WHAT IS EXPECTED: Scan the records below for the string "nullptr" and return every line where it appears.
=== Begin Enclosure ===
static int wgrad_common(const float* x, int64_t ldx, const float* dy, int64_t lddy, float* dw, int64_t N,
                        int H, int W, int Cin, int Ho, int Wo, int Cout, int KH, int KW, int stride, int pad,
                        int accumulate, float* workspace, int splitk, int precision, void* stream, bool xsp, float x_th,
                        bool xm = false) {
    SNN_REQUIRE(x && dy && dw && workspace, "snn_conv2d_wgrad: null pointer");
    SNN_REQUIRE(precision == SNN_PREC_FP32 || precision == SNN_PREC_BF16X3 || precision == SNN_PREC_BF16X1 ||
                    precision == SNN_PREC_BF16S,
                "snn_conv2d_wgrad: precision must be SNN_PREC_FP32, _BF16X3, _BF16X1 or _BF16S (got %d)", precision);
    const bool sbf = precision == SNN_PREC_BF16S;
    if (check_conv_shape("snn_conv2d_wgrad", N, H, W, Cin, Ho, Wo, Cout, KH, KW, stride, pad)) return 1;
    SNN_REQUIRE((xm || ldx >= Cin) && lddy >= Cout, "snn_conv2d_wgrad: pixel stride smaller than channel count");
    SNN_REQUIRE(splitk >= 1 && splitk <= 32768, "snn_conv2d_wgrad: bad splitk %d", splitk);
    SNN_REQUIRE(N * (int64_t)H * W < 0x7fffffffLL, "snn_conv2d_wgrad: more than 2^31 input pixels");
    WgradGeom g;
    g.Mtot = N * Ho * (int64_t)Wo;
    g.H = H; g.W = W; g.Cin = Cin; g.Ho = Ho; g.Wo = Wo; g.Cout = Cout;
    g.KH = KH; g.KW = KW; g.stride = stride; g.pad = pad;
    g.ldx = ldx; g.lddy = lddy;
    g.Ktot = KH * KW * Cin;
    g.x_th = x_th;
    unsigned align = wgrad_align_bits(x, dy) | (aligned(16, {dw, workspace}) ? kAlignDw16 : 0u);
    if (xm) align = (align & ~(kAlignIn16 | kAlignIn8)) | (aligned(4, {x}) ? kAlignIn16 : 0u);
    WgradPlan p = wgrad_plan(N, H, W, Cin, Ho, Wo, Cout, KH, KW, stride, pad, ldx, lddy, align, precision, xsp, 0, splitk, !xm, xm);
    if (p.kernel == kWgradFirst) {
        const FirstPlan& fp = p.fp;
        FirstGeom fg = {ldx, lddy, (int)(N * Ho), H, W, Ho, Wo, Cout, stride, pad, fp.group_rows, splitk, nullptr,
                        nullptr, 0, nullptr, 0, 1, fp.rs};
        if (const int rc = snn_launch_first(true, false, sbf, splitk, fp.lds, x, nullptr, dy, workspace, fg, stream, "snn_conv2d_wgrad"))
            return rc;
        return wgrad_reduce_slabs(workspace, dw, (int64_t)Cout * g.Ktot, splitk, accumulate, (hipStream_t)stream);
    }
    if (p.kernel == kWgradHalo) {
        const SnnWgradHaloPlan& hp = p.hp;
        SNN_REQUIRE(p.why != kWgradHaloSplitk, "snn_conv2d_wgrad: splitk %d, expected %d (snn_conv2d_wgrad_splitk)", splitk,
                    hp.slabs);
        const int rc = snn_wgrad_halo_launch(hp, x, ldx, dy, lddy, workspace, N, H, W, Cin, Ho, Wo, Cout, stride,
                                             xsp ? 2 : ((precision == SNN_PREC_BF16X1 || sbf) ? 1 : 3), sbf,
                                             (hipStream_t)stream, x_th);
        if (rc == 0)
            return wgrad_reduce_slabs(workspace, dw, (int64_t)Cout * g.Ktot, hp.slabs, accumulate, (hipStream_t)stream);
        if (rc > 0) return rc;
        p = wgrad_plan(N, H, W, Cin, Ho, Wo, Cout, KH, KW, stride, pad, ldx, lddy, align, precision, xsp, 0, splitk, false);
    }
    SNN_REQUIRE(p.why != kWgradNotPipeSB, "snn_conv2d_wgrad: bf16 storage covers the event-frame layer and the pipelined kernels only "
                "(channels and strides multiples of 4, 8-byte aligned tensors, < 2 GiB per pixel split)");
    SNN_REQUIRE(p.why != kWgradNotPipeXSP, "snn_conv1x1_spikes_wgrad: covers the pipelined bf16 x 3 kernel only (channels and "
                "strides multiples of 4, 16-byte aligned tensors, < 2 GiB per pixel split)");
    SNN_REQUIRE(p.why != kWgradGridTooLarge, "snn_conv2d_wgrad: grid too large");
    g.pix_per_split = p.pix_per_split;
    g.nimg = (int)N;
    g.tiles_m = p.tiles_m;
    g.tiles_n = p.tiles_n;
    g.splitk = splitk;
    dim3 grid((unsigned)((int64_t)g.tiles_m * g.tiles_n * splitk));
    hipStream_t st = (hipStream_t)stream;
    dispatch(
        [&](auto ID, auto KERNEL, auto WBK, auto ONE, auto SB, auto XSP, auto XM) {
            constexpr WgradShape t = kWgradShapes[ID()];
            if constexpr (KERNEL() != kWgradPipe) {
                hipLaunchKernelGGL((k_conv_wgrad<t.tm, t.tn, t.wm, t.wn, KERNEL() == kWgradVec>), grid, dim3(kThreads), 0, st, x, dy,
                                   workspace, g);
            } else if constexpr ((!SB() || ONE()) && (!XSP() || (!ONE() && !SB())) && (!XM() || XSP())) {
                hipLaunchKernelGGL((k_conv_wgrad_pipe<t.tm, t.tn, t.wm, t.wn, WBK(), ONE(), SB(), XSP(), XM()>), grid, dim3(kThreads), 0,
                                   st, x, dy, workspace, g);
            }
            return true;
        },
        OneOf<0, 1, 2, 3, 4, 5>{p.t.id}, OneOf<0, 1, 2>{p.kernel}, OneOf<32, 64>{p.wbk}, Flag{p.one}, Flag{sbf}, Flag{xsp}, Flag{xm});
    SNN_CHECK_LAUNCH("snn_conv2d_wgrad");
    return wgrad_reduce_slabs(workspace, dw, (int64_t)Cout * g.Ktot, splitk, accumulate, st);
}

extern "C" int snn_conv2d_wgrad_splitk(int64_t N, int H, int W, int Cin, int Ho, int Wo, int Cout, int KH, int KW,
                                       int stride, int pad, int precision) {
    if (N <= 0 || Ho <= 0 || Wo <= 0 || Cin <= 0 || Cout <= 0 || KH <= 0 || KW <= 0) return 1;
    return wgrad_plan(N, H, W, Cin, Ho, Wo, Cout, KH, KW, stride, pad, Cin, Cout, kAlignAll, precision, false, 0, 0).splitk;
}

extern "C" int snn_conv2d_wgrad_kernel(int64_t N, int H, int W, int Cin, int Ho, int Wo, int Cout, int KH, int KW, int stride,
                                       int pad, int precision) {
    if (N <= 0 || Ho <= 0 || Wo <= 0 || Cin <= 0 || Cout <= 0 || KH <= 0 || KW <= 0) return 0;
    if (snn_first_layer_shape(Cin, Cout, KH, KW)) return 2;
    const int k = wgrad_plan(N, H, W, Cin, Ho, Wo, Cout, KH, KW, stride, pad, Cin, Cout, kAlignAll, precision, false, 0, 0).kernel;
    return k == kWgradHalo ? 1 : (k == kWgradFirst ? 2 : 0);
}

extern "C" int snn_conv2d_wgrad_bn_supported(int64_t N, int H, int W, int Cin, int Ho, int Wo, int Cout, int KH, int KW,
                                             int stride, int pad) {
    if (Cin != 2 || KH != 3 || KW != 3) return 0;
    return snn_first_layer_plan(N, H, W, Ho, Wo, Cout, stride, pad, 0, true, 0).ok;
}

extern "C" int snn_conv2d_wgrad_bn(const float* x, int64_t ldx, const float* gx, int64_t ldgx, const float* y, int64_t ldy,
                                   const float* coef, int T, int frames_per_step, float* dw, int64_t N, int H, int W,
                                   int Cin, int Ho, int Wo, int Cout, int KH, int KW, int stride, int pad, int accumulate,
                                   float* workspace, int splitk, void* stream) {
    SNN_REQUIRE(x && gx && y && coef && dw && workspace, "snn_conv2d_wgrad_bn: null pointer");
    if (check_conv_shape("snn_conv2d_wgrad_bn", N, H, W, Cin, Ho, Wo, Cout, KH, KW, stride, pad)) return 1;
    SNN_REQUIRE(frames_per_step > 0 && T > 0 && (int64_t)T * frames_per_step == N,
                "snn_conv2d_wgrad_bn: %lld frames are not %d timesteps of %d", (long long)N, T, frames_per_step);
    SNN_REQUIRE(ldx >= Cin && ldgx >= Cout && ldy >= Cout, "snn_conv2d_wgrad_bn: pixel stride smaller than channel count");
// ... 48 lines not shown
                        SNN_PREC_BF16X3, stream, true, v_th);
}

extern "C" int snn_conv1x1_spikes_wgrad(const float* vdec, int64_t ld, float v_th, const float* dy, int64_t lddy, float* dw,
                                        int64_t N, int H, int W, int Cin, int Cout, int accumulate, float* workspace,
                                        int splitk, void* stream) {
    return snn_conv2d_spikes_wgrad(vdec, ld, v_th, dy, lddy, dw, N, H, W, Cin, H, W, Cout, 1, 1, 1, 0, accumulate, workspace,
                                   splitk, stream);
}

bool snn_wgrad_mask_ok(int64_t N, int H, int W, int Cin, int Cout, const uint32_t* mask, int64_t ld_mask, const float* dy,
                       int64_t lddy, const float* dw) {
    if (!(N > 0 && H > 0 && W > 0 && Cin > 0 && Cout > 0 && mask && dy && dw && Cin % 32 == 0 && Cout % 4 == 0 &&
          ld_mask >= Cin / 32 && lddy >= Cout && lddy % 4 == 0 && aligned(4, {mask, dw}) && aligned(16, {dy}) &&
          (int64_t)Cin * Cout < (1LL << 26)))
        return false;
    const int64_t M = N * H * (int64_t)W;
    if (!(M < 0x7fffffffLL - 64 && (M + 64 + 3 * (int64_t)H * W) * ld_mask * 4 < 0x7fffffffLL && (M + 64) * lddy * 4 < 0x7fffffffLL))
        return false;
    const unsigned align = kAlignIn16 | kAlignDy16 | kAlignDy8 | (aligned(16, {dw}) ? kAlignDw16 : 0u);
    const WgradPlan p = wgrad_plan(N, H, W, Cin, H, W, Cout, 1, 1, 1, 0, ld_mask, lddy, align, SNN_PREC_BF16X3, true, 0, 0, false, true);
    return p.ok && p.kernel == kWgradPipe;
}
=== End Enclosure ===
TASK RESPONSE:
        FirstGeom fg = {ldx, lddy, (int)(N * Ho), H, W, Ho, Wo, Cout, stride, pad, fp.group_rows, splitk, nullptr,
                        nullptr, 0, nullptr, 0, 1, fp.rs};
        if (const int rc = snn_launch_first(true, false, sbf, splitk, fp.lds, x, nullptr, dy, workspace, fg, stream, "snn_conv2d_wgrad"))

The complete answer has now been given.